“Look here, Jim,” she began slowly, “do you know what you’re doing? Well, you’re making me tired!” In spite of himself, a half-superstitious thrill went through him as her words and attitude recalled the dead Scranton. “Do you suppose that I don’t know that you ran away the night of the fire? Do you suppose that I don’t know that you were next to ruined that night, and that you took that opportunity of skedaddling out of the country with all the money you had left, and leaving folks to imagine you were burnt up with the books you had falsified and the accounts you had doctored! It was a mean thing for you to do to me, Jim, for I loved you then, and would have been fool enough to run off with you if you’d told me all, and not left me to find out that you had lost my money—every cent Cutler had left me in the business—with the rest.”
With the fatuousness of a weak man cornered, he clung to unimportant details. “But the body was believed to be mine by every one,” he stammered angrily. “My papers and books were burnt,—there was no evidence.”
“And why was there not?” she said witheringly, staring doggedly in his face. “Because I stopped it! Because when I knew those bones and rags shut up in that office weren’t yours, and was beginning to make a row about it, a strange man came to me and said they were the remains of a friend of his who knew your bankruptcy and had come that night to warn you,—a man whom you had half ruined once, a man who had probably lost his life in helping you away. He said if I went on making a fuss he’d come out with the whole truth—how you were a thief and a forger, and”—she stopped.
“And what else?” he asked desperately, dreading to hear his wife’s name next fall from her lips.
“And that—as it could be proved that his friend knew your secrets,” she went on in a frightened, embarrassed voice, “you might be accused of making away with him.”

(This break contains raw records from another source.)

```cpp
std::vector<std::pair<std::vector<int64_t>, SwarShape>> swar_tuned() {
  std::lock_guard<std::mutex> lk(g_tune_mu);
  std::vector<std::pair<std::vector<int64_t>, SwarShape>> out;
  for (const auto& kv : g_tuned)
    out.push_back({{kv.first.ch, kv.first.steps, kv.first.rows, kv.first.row_bytes, kv.second.form,
                    kv.second.kern, kv.first.batch},
                   kv.second.shape});
  return out;
}

namespace {

__global__ __launch_bounds__(256) void k_copy_rows(const uint8_t* __restrict__ src, int64_t sp,
                                                   uint8_t* __restrict__ dst, int64_t dp, int64_t row_bytes,
                                                   int64_t chunks_per_row, int64_t total) {
  const int64_t stride = static_cast<int64_t>(gridDim.x) * blockDim.x;
  for (int64_t i = static_cast<int64_t>(blockIdx.x) * blockDim.x + threadIdx.x; i < total; i += stride) {
    const int64_t y = i / chunks_per_row, x = (i - y * chunks_per_row) * 16;
    const uint8_t* s = src + y * sp + x;
    uint8_t* d = dst + y * dp + x;
    const int n = static_cast<int>(min<int64_t>(16, row_bytes - x));
    const uintptr_t al = reinterpret_cast<uintptr_t>(s) | reinterpret_cast<uintptr_t>(d);
    if (n == 16 && (al & 15) == 0) {
      *reinterpret_cast<uint4*>(d) = *reinterpret_cast<const uint4*>(s);
    } else if (n == 16 && (al & 3) == 0) {
#pragma unroll
      for (int k = 0; k < 4; ++k) reinterpret_cast<u32*>(d)[k] = reinterpret_cast<const u32*>(s)[k];
    } else {
      for (int k = 0; k < n; ++k) d[k] = s[k];
    }
  }
}

__global__ __launch_bounds__(256) void k_fill_zero(uint4* __restrict__ p, int64_t n16) {
  const int64_t stride = static_cast<int64_t>(gridDim.x) * blockDim.x;
  for (int64_t i = static_cast<int64_t>(blockIdx.x) * blockDim.x + threadIdx.x; i < n16; i += stride)
    p[i] = make_uint4(0, 0, 0, 0);
}

unsigned copy_blocks(int64_t work) {
  return static_cast<unsigned>(std::max<int64_t>(1, std::min<int64_t>(ceil_div<int64_t>(work, 256), 2048)));
}

}

void launch_copy_rows(const uint8_t* src, int64_t sp, uint8_t* dst, int64_t dp, int64_t row_bytes, int64_t rows,
                      hipStream_t stream, int max_blocks) {
  PCONV_CHECK(row_bytes >= 0 && rows >= 0 && sp >= row_bytes && dp >= row_bytes, "copy_rows: bad geometry");
  if (row_bytes == 0 || rows == 0) return;
  const int64_t cpr = ceil_div<int64_t>(row_bytes, 16), total = cpr * rows;
  unsigned blocks = copy_blocks(total);
  if (max_blocks > 0) blocks = std::min<unsigned>(blocks, static_cast<unsigned>(max_blocks));
  k_copy_rows<<<dim3(blocks), dim3(256), 0, stream>>>(src, sp, dst, dp, row_bytes, cpr, total);
  PCONV_HIP_CHECK(hipGetLastError());
}

void launch_fill_zero(uint8_t* p, int64_t bytes, hipStream_t stream) {
  PCONV_CHECK(bytes % 16 == 0 && reinterpret_cast<uintptr_t>(p) % 16 == 0, "fill_zero: needs 16-byte granules");
  if (bytes == 0) return;
  k_fill_zero<<<dim3(copy_blocks(bytes / 16)), dim3(256), 0, stream>>>(reinterpret_cast<uint4*>(p), bytes / 16);
  PCONV_HIP_CHECK(hipGetLastError());
}

void preload_kernel_module() {
  hipFuncAttributes at{};
  if (hipFuncGetAttributes(&at, reinterpret_cast<const void*>(&k_fill_zero)) != hipSuccess) (void)hipGetLastError();
}

void prepare_swar(const StencilLaunch& a, Channels ch, hipStream_t stream) { (void)tuned_choice(a, ch, stream, true); }

void launch_swar(const StencilLaunch& a, Channels ch, hipStream_t stream) {
  launch_choice(a, ch, stream, tuned_choice(a, ch, stream, true));
}

}
```

### parallel-image-convolution-using-mpi-openmp-and-cuda_amd/csrc/kernels/swar_device.hpp

```cpp
#pragma once

#include <hip/hip_runtime.h>

#include <cstdint>

namespace pconv {
namespace {

using u32 = uint32_t;

__device__ __forceinline__ u32 perm(u32 hi, u32 lo, u32 sel) { return __builtin_amdgcn_perm(hi, lo, sel); }

__device__ __forceinline__ constexpr u32 pair_sel(int j) {
  return 0x0c000c00u | ((4u + static_cast<u32>(j)) << 16) | static_cast<u32>(j);
}

__device__ __forceinline__ u32 opaque(u32 v) {
  asm volatile("" : "+v"(v));
  return v;
}

__device__ __forceinline__ u32 keep(u32 v) {
  asm("" : "+v"(v));
  return v;
}

template <int DIR>
__device__ __forceinline__ u32 xlane(u32 v) {
  return __builtin_amdgcn_mov_dpp(v, DIR > 0 ? 0x130 : 0x138, 0xf, 0xf, true);
}

template <int CH, int NP>
__device__ __forceinline__ void horiz(const u32 (&X)[NP], u32 (&H)[NP]) {
  static_assert(CH <= NP, "tap distance must not exceed the pairs per lane");
  u32 P[NP];
#pragma unroll
  for (int j = 0; j < NP; ++j)
    P[j] = keep(j + CH < NP ? X[j] + X[j + CH] : xlane<1>(X[j + CH - NP]) + X[j]);
#pragma unroll
  for (int k = 0; k < NP; ++k) H[k] = keep(k >= CH ? P[k - CH] + P[k] : xlane<-1>(P[k - CH + NP]) + P[k]);
}

template <int CH, int NP, bool REP>
struct EdgeFix {};
template <int CH, int NP>
struct EdgeFix<CH, NP, true> {
  u32 eml[CH], emr[NP];
  bool h;
  bool above_own, below_own;
};

template <int CH, int NP>
__device__ __forceinline__ void edge_masks(EdgeFix<CH, NP, true>& e, int pa, int pb, bool hasB, int row_bytes) {
#pragma unroll
  for (int k = 0; k < CH; ++k) e.eml[k] = (pa == 0 ? 0xffffu : 0u) | (hasB && pb == 0 ? 0xffff0000u : 0u);
#pragma unroll
  for (int k = 0; k < NP; ++k) {
    const int ca = pa + k, cb = pb + k;
    e.emr[k] = (ca >= row_bytes - CH && ca < row_bytes && ca >= 0 ? 0xffffu : 0u) |
               (hasB && cb >= row_bytes - CH && cb < row_bytes && cb >= 0 ? 0xffff0000u : 0u);
  }
}

template <int CH, int NP, bool REP>
__device__ __forceinline__ void horiz_b(const u32 (&X)[NP], u32 (&H)[NP], const EdgeFix<CH, NP, REP>& e) {
  horiz<CH, NP>(X, H);
  if constexpr (REP) {
    if (e.h) {
#pragma unroll
      for (int k = 0; k < CH; ++k) H[k] += X[k] & e.eml[k];
#pragma unroll
      for (int k = 0; k < NP; ++k) H[k] += X[k] & e.emr[k];
    }
  }
}

template <int NP>
struct Chunk;
template <>
struct Chunk<8> {
  using T = uint2;
  __device__ static T zero() { return make_uint2(0, 0); }
};
template <>
struct Chunk<4> {
  using T = u32;
  __device__ static T zero() { return 0u; }
};

template <int NP>
__device__ __forceinline__ void unpack(const typename Chunk<NP>::T& a, const typename Chunk<NP>::T& b, u32 (&D)[NP]) {
  if constexpr (NP == 8) {
#pragma unroll
    for (int k = 0; k < 4; ++k) {
      D[k] = perm(b.x, a.x, pair_sel(k));
      D[4 + k] = perm(b.y, a.y, pair_sel(k));
    }
  } else {
#pragma unroll
    for (int k = 0; k < 4; ++k) D[k] = perm(b, a, pair_sel(k));
  }
}

template <int NP>
__device__ __forceinline__ void pack(const u32 (&D)[NP], typename Chunk<NP>::T& a, typename Chunk<NP>::T& b) {
  if constexpr (NP == 8) {
    const u32 t0 = perm(D[1], D[0], 0x06020400u);
    const u32 t1 = perm(D[3], D[2], 0x06020400u);
    const u32 t2 = perm(D[5], D[4], 0x06020400u);
    const u32 t3 = perm(D[7], D[6], 0x06020400u);
    a = make_uint2(perm(t1, t0, 0x05040100u), perm(t3, t2, 0x05040100u));
    b = make_uint2(perm(t1, t0, 0x07060302u), perm(t3, t2, 0x07060302u));
  } else {
    const u32 t0 = perm(D[1], D[0], 0x06020400u);
    const u32 t1 = perm(D[3], D[2], 0x06020400u);
    a = perm(t1, t0, 0x05040100u);
    b = perm(t1, t0, 0x07060302u);
  }
}
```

For a moment James Smith was appalled; he had never thought of this. As in all his past villainy he was too cowardly to contemplate murder, he was frightened at the mere accusation of it. “But,” he stammered, forgetful of all save this new terror, “he knew I wouldn’t be such a fool, for the man himself told me Duffy had the papers, and killing him wouldn’t have helped me.”
Mrs. Cutler stared at him a moment searchingly, and then turned wearily away. “Well,” she said, sinking into her chair again, “he said if I’d shut my mouth he’d shut his—and—I did. And this,” she added, throwing her hands from her lap, a gesture half of reproach and half of contempt,—“this is what I get for it.”
More frightened than touched by the woman’s desperation, James Smith stammered a vague apologetic disclaimer, even while he was loathing with a revulsion new to him her draggled finery, her still more faded beauty, and the half-distinct consciousness of guilt that linked her to him. But she waved it away, a weary gesture that again reminded him of the dead Scranton.